Experimental Procedures
Acknowledgments
Introduction Embryonic stem (ES) cells derived from the inner cell mass of the blastocyst have been used to understand early embryonic development (Keller, 2005). The notable characteristic of ESCs is self-renewal that is critically involved in the stimulation of rapid proliferation. In fact, rapid proliferation might protect ESCs from external signals inducing differentiation (Ruiz et al., 2011).
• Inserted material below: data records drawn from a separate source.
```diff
@@ -796,6 +807,16 @@
         lib.yh_plan_bind_slot(bwd, SLOT_WS2, plan['ws2'].data_ptr())
         return plan
 
+    def _dgrad_allphase(self, v, N, cout_k, dm_pad):
+        s, tile_of = v.src, getattr(self.lib, 'yh_conv2d_tile', None)
+        if (tile_of is None or self.code != hiplib.YH_F16 or _ALLPHASE_DGRAD_MIN_CIN <= 0 or s.c_phys < _ALLPHASE_DGRAD_MIN_CIN
+                or v.k != 3 or v.stride != 2 or v.pad != 1):
+            return False
+        d = ConvDesc(n=N, h=v.Ho, w_in=v.Wo, cin=v.c_phys, ho=(s.H + 1) // 2, wo=(s.W + 1) // 2, cout=s.c_phys, kh=3, kw=3, stride=2, pad=1,
+                     ldx=v.c_phys, ldy=s.ld, cin_k=cout_k, m_pad=dm_pad, act=LINEAR, slope=0.0, ups=5, out_f32=0, dtype=self.code,
+                     tile=self.force_tile if self.force_tile < 40 else 0, y_h=s.H, y_w=s.W)
+        return int(tile_of(C.byref(d))) > 0
+
     def _stem_bwd_fused(self, v, s):
         if os.environ.get('YOLO_HIP_STEM_BWD', '1') == '0':
             return False
```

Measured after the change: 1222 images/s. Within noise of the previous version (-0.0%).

However, rapid proliferation would be harmful because it causes successive mitotic division with a long S phase in which DNA is replicating most of the time (Fluckiger et al., 2006; Savatier et al., 2002), and the successive rounds of DNA replication causes many replication errors that may lead to DNA damage (Strumberg et al., 2000; Tichy and Stambrook, 2008). In addition, there is no G1 checkpoint in ESCs (White and Dalton, 2005), which might exacerbate DNA damage during rounds of replication without enough time for repair (Hong and Stambrook, 2004). Consistent with these characteristics, there is a high level of double-strand break (DSB) damage, which is the most toxic type of DNA damage (Valerie and Povirk, 2003), and DSB damage is indicated by the γ-H2AX marker (H2AX becomes phosphorylated on serine 139) in both human ES (hES) cells and mouse ES (mES) cells (Banáth et al., 2009; Chuykin et al., 2008; Momcilovic et al., 2010). Similar to irradiated fibroblast cells, normal mESCs also contain a high frequency of single-strand break (SSB) (Chuykin et al., 2008). However, ESCs still have an integrated genome and stable pluripotency during rapid proliferation (Tichy and Stambrook, 2008; Wang et al., 2008). Additionally, the mutation frequency and mitotic recombination frequency are lower in mESCs than in adult somatic or isogenic mouse embryonic fibroblasts cells (Tichy and Stambrook, 2008). Thus, ESCs must have unique regulatory mechanisms that counteract DNA damage both quickly and efficiently.